BEGIN

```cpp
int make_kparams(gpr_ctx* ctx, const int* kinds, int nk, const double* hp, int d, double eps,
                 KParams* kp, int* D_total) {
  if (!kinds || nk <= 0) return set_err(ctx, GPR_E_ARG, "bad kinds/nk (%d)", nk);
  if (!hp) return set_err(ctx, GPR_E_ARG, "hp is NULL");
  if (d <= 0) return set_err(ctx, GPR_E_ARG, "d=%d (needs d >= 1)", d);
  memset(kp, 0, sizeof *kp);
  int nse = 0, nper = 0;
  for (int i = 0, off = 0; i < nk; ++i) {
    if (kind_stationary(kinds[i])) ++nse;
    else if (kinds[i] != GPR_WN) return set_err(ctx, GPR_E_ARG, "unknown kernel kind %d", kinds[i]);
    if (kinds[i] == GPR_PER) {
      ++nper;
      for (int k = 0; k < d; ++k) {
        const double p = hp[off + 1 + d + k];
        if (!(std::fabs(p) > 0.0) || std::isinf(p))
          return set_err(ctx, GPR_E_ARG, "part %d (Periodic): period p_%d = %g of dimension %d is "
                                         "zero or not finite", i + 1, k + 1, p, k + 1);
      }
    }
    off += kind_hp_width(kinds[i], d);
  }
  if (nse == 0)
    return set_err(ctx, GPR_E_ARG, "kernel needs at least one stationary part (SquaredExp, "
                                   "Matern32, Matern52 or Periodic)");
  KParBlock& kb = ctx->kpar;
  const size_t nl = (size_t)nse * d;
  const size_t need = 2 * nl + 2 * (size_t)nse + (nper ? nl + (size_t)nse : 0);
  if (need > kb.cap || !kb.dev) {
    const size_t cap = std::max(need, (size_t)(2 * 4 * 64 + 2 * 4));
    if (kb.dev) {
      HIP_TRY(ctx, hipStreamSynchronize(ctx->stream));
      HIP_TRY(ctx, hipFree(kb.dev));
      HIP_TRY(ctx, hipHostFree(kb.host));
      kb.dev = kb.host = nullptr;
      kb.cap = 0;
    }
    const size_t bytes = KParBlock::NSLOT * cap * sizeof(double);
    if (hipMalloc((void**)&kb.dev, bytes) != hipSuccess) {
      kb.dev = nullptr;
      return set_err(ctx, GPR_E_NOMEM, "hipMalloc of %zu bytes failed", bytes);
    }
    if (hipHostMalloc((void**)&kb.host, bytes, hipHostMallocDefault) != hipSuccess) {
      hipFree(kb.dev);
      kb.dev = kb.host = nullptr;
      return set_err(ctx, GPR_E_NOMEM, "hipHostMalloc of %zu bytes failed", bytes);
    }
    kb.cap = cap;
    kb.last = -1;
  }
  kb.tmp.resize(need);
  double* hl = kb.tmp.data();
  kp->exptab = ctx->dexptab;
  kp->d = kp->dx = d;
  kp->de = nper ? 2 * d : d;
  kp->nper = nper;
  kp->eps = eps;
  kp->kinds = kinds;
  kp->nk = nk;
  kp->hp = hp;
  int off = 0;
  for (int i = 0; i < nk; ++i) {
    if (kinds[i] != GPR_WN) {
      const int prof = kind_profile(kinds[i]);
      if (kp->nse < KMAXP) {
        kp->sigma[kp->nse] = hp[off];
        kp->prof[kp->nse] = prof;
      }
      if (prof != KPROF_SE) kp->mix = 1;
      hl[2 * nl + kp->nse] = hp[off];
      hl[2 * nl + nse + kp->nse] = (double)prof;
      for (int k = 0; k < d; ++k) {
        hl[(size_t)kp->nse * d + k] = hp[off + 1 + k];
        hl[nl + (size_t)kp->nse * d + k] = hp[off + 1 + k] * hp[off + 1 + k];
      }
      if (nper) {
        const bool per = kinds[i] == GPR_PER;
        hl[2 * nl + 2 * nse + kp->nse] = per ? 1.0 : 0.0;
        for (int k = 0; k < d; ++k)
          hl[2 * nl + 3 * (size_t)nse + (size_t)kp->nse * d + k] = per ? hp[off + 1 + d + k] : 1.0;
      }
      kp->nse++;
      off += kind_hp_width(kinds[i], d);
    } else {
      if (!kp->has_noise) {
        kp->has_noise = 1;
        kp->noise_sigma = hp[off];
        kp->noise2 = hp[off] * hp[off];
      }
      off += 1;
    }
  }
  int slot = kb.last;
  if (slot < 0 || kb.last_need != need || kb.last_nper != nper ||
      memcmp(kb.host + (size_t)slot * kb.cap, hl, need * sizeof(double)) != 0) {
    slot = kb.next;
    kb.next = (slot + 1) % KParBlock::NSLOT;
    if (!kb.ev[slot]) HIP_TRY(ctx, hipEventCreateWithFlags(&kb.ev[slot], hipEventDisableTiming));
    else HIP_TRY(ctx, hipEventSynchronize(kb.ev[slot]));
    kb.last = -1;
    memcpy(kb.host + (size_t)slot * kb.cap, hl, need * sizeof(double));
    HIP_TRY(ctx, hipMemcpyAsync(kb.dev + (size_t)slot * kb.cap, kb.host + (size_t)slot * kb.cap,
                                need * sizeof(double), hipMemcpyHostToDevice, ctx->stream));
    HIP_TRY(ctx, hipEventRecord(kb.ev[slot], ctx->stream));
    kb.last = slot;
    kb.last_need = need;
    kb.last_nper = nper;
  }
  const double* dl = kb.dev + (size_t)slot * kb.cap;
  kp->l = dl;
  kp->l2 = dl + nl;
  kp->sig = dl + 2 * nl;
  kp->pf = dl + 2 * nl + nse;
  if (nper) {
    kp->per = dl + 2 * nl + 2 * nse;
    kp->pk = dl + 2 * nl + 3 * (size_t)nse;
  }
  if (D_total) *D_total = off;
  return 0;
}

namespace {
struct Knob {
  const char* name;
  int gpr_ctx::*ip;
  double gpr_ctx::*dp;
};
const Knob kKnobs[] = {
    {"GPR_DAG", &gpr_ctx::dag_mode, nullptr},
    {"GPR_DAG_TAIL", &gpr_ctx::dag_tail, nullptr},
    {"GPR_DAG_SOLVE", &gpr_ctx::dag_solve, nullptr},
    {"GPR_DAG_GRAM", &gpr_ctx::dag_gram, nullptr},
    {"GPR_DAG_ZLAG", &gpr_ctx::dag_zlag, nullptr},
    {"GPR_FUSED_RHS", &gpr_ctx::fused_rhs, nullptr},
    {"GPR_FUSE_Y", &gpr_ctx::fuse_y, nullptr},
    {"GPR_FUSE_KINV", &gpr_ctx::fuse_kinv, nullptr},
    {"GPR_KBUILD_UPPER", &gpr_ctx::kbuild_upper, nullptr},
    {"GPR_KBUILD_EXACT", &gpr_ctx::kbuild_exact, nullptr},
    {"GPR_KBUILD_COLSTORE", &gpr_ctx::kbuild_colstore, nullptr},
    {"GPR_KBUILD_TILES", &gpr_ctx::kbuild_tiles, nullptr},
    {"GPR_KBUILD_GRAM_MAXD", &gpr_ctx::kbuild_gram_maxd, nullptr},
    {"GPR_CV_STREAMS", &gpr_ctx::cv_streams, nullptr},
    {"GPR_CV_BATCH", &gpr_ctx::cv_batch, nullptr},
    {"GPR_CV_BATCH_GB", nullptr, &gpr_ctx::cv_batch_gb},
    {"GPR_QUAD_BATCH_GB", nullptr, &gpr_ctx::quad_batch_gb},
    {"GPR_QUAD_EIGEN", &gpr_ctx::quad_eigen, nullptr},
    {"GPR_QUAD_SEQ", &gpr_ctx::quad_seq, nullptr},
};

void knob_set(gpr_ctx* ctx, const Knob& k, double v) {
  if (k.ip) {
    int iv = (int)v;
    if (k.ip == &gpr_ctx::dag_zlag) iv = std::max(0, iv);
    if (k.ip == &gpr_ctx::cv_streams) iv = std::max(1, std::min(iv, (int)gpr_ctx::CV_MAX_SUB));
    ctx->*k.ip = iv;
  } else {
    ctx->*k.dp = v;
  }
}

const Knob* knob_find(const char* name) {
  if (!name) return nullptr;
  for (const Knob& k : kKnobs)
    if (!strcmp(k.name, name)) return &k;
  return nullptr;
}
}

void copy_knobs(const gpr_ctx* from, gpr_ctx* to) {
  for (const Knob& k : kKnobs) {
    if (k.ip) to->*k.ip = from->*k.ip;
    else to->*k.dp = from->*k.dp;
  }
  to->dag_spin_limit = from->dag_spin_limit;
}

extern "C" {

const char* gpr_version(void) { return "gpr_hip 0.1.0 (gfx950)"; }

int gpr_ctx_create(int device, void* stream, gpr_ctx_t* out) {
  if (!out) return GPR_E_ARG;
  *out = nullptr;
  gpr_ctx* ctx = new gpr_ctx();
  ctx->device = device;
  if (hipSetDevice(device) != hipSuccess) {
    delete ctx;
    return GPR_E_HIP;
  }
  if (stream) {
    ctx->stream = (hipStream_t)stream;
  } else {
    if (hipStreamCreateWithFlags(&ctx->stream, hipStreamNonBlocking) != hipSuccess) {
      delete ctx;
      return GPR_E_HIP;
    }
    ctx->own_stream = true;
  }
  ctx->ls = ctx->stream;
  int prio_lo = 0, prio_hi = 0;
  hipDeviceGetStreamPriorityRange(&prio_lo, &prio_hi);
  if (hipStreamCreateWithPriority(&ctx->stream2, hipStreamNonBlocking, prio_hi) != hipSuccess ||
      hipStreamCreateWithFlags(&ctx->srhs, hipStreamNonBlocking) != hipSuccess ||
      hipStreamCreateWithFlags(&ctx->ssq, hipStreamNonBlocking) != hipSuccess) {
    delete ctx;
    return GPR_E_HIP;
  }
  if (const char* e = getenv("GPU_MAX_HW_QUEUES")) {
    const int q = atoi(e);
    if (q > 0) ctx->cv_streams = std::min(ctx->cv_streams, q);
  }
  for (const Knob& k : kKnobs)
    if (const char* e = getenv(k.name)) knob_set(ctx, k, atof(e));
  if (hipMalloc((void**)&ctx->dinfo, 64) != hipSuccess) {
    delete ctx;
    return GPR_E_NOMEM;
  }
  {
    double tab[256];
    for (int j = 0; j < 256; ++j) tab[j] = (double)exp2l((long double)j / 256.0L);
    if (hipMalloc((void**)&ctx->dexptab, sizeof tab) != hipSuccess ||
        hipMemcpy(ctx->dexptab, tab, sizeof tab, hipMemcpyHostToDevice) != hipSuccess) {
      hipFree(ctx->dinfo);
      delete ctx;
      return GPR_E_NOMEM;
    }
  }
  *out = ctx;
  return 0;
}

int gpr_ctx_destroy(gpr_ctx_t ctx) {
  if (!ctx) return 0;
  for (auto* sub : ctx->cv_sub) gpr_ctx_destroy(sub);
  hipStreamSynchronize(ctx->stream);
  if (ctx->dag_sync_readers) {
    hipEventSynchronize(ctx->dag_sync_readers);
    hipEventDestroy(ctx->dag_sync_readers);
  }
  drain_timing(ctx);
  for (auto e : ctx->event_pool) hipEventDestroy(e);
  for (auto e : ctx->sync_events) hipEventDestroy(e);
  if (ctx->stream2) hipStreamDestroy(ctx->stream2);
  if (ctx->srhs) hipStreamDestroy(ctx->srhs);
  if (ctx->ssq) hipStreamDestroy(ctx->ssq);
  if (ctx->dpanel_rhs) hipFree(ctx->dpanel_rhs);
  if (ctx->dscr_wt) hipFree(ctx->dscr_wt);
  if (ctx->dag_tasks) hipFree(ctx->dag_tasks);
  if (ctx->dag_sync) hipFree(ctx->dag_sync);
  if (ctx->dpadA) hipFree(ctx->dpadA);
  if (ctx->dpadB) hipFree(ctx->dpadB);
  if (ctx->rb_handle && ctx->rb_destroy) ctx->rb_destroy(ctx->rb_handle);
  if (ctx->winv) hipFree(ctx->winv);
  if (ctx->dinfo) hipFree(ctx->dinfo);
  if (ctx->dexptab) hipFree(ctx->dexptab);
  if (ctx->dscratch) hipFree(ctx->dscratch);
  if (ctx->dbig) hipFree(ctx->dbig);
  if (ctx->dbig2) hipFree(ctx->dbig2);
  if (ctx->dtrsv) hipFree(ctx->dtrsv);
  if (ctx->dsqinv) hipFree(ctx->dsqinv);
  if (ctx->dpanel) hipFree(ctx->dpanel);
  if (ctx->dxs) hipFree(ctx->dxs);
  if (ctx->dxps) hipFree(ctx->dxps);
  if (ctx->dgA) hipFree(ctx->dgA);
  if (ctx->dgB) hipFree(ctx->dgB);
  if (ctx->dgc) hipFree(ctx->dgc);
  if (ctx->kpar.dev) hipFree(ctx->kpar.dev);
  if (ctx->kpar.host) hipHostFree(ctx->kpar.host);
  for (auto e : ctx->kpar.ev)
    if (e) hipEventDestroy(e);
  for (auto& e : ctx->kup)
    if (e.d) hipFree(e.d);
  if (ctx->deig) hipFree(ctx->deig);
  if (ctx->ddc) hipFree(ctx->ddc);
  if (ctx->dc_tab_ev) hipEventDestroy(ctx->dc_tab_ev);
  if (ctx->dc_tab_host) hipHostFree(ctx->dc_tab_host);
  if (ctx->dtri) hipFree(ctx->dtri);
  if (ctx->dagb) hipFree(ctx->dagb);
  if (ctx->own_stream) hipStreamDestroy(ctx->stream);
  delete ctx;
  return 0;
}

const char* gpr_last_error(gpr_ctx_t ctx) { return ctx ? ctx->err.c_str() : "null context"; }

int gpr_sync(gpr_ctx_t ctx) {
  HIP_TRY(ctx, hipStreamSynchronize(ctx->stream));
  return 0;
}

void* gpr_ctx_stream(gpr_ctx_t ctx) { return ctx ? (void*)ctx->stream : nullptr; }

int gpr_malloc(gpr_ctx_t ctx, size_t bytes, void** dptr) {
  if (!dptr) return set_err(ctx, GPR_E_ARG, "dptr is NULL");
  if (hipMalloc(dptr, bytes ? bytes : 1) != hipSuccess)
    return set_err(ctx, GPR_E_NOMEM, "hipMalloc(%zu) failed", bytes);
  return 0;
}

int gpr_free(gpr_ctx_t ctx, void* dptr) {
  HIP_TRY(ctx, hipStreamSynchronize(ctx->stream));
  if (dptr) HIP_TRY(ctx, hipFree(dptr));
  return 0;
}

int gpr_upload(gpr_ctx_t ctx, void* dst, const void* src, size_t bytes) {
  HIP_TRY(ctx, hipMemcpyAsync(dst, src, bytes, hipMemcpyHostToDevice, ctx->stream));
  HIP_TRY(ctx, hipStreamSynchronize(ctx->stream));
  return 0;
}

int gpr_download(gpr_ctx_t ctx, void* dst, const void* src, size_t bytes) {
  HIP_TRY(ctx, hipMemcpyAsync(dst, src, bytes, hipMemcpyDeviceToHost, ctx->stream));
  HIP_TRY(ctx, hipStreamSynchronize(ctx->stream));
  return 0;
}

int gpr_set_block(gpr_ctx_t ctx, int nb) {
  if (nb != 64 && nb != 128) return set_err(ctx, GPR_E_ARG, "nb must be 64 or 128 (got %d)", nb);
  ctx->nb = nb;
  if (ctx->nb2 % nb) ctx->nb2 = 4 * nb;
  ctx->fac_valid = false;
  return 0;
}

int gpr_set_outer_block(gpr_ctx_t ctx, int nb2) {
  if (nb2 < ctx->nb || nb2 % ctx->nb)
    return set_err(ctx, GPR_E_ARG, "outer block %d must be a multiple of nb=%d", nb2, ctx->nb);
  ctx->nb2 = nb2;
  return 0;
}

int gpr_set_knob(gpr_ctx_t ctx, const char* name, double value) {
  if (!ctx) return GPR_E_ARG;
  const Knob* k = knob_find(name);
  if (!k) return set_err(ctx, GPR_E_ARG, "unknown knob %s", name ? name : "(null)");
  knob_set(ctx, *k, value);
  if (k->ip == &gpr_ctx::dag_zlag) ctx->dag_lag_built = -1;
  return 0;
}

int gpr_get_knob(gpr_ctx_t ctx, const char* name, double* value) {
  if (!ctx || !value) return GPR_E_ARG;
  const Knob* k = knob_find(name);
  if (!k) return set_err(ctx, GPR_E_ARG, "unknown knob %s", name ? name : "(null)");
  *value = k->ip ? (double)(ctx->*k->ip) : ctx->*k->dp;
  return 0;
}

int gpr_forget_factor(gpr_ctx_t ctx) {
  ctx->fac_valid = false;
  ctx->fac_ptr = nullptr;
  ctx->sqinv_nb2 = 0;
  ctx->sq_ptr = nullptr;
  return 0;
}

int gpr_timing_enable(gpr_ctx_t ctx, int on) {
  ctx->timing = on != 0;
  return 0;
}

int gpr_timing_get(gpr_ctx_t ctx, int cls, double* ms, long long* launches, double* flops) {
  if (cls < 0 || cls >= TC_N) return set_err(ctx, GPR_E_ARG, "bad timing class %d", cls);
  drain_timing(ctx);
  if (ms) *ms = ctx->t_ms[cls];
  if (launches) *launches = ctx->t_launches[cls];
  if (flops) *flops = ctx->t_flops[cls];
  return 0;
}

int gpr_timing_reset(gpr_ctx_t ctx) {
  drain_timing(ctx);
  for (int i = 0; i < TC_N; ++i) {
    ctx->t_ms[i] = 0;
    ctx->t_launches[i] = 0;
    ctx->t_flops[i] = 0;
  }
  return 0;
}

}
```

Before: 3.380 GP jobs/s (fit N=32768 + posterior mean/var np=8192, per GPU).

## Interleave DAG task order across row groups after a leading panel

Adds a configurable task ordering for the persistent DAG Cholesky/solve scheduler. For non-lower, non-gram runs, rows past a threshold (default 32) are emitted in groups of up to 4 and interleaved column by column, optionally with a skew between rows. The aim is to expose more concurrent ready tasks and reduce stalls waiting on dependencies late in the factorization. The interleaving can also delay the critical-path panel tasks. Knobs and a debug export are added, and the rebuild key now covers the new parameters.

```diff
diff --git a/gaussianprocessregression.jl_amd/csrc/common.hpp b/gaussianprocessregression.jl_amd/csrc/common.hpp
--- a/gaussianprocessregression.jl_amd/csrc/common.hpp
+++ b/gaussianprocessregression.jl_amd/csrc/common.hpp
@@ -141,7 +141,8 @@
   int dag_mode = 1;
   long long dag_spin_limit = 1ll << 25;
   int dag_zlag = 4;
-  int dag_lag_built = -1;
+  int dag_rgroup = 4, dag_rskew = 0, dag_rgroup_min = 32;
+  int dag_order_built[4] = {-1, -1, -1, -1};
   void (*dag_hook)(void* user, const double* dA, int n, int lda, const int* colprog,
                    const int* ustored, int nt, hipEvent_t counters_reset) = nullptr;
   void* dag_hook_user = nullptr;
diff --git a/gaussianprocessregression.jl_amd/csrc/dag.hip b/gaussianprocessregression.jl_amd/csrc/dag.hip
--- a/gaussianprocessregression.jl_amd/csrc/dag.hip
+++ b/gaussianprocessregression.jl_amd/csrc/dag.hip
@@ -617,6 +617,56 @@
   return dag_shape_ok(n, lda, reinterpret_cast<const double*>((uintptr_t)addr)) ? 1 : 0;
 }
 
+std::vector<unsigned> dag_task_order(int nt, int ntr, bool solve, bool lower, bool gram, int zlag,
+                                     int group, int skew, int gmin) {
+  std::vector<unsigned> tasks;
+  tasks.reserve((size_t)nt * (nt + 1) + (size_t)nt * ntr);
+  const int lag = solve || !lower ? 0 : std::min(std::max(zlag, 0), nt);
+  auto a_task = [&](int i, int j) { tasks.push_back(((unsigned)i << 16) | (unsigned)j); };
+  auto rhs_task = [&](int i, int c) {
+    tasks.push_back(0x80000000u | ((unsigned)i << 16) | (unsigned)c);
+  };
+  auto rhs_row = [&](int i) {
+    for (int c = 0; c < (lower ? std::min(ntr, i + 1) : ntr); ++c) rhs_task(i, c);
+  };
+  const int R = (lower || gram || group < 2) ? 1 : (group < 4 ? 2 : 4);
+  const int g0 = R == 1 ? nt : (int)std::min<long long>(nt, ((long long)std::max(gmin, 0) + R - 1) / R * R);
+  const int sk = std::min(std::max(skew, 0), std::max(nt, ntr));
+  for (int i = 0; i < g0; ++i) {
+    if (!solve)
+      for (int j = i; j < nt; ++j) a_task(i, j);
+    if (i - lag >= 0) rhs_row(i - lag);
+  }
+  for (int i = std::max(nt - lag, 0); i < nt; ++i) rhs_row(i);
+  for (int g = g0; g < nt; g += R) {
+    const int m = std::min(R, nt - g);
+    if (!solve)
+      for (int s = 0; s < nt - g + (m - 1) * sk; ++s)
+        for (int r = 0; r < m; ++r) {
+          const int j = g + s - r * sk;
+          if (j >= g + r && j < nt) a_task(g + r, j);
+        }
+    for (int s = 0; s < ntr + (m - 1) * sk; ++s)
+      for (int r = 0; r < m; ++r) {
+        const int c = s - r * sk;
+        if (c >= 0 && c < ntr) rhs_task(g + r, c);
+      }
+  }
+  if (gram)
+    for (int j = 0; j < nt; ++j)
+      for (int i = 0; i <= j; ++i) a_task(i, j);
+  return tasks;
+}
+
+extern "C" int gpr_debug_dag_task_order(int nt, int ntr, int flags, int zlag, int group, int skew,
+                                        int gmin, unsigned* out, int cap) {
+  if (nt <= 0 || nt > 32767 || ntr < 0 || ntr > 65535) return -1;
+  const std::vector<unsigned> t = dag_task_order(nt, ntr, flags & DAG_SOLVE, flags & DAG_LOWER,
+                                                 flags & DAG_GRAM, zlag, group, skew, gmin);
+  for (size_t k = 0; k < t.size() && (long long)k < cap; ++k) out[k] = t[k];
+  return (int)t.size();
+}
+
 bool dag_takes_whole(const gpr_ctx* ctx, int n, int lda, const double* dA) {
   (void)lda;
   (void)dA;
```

END

→ WHAT THE TASK ASKS:
Reproduce each line of the entries in which the word "kernel" is found.

→ ANSWER FOR THIS EXERCISE:
    else if (kinds[i] != GPR_WN) return set_err(ctx, GPR_E_ARG, "unknown kernel kind %d", kinds[i]);
    return set_err(ctx, GPR_E_ARG, "kernel needs at least one stationary part (SquaredExp, "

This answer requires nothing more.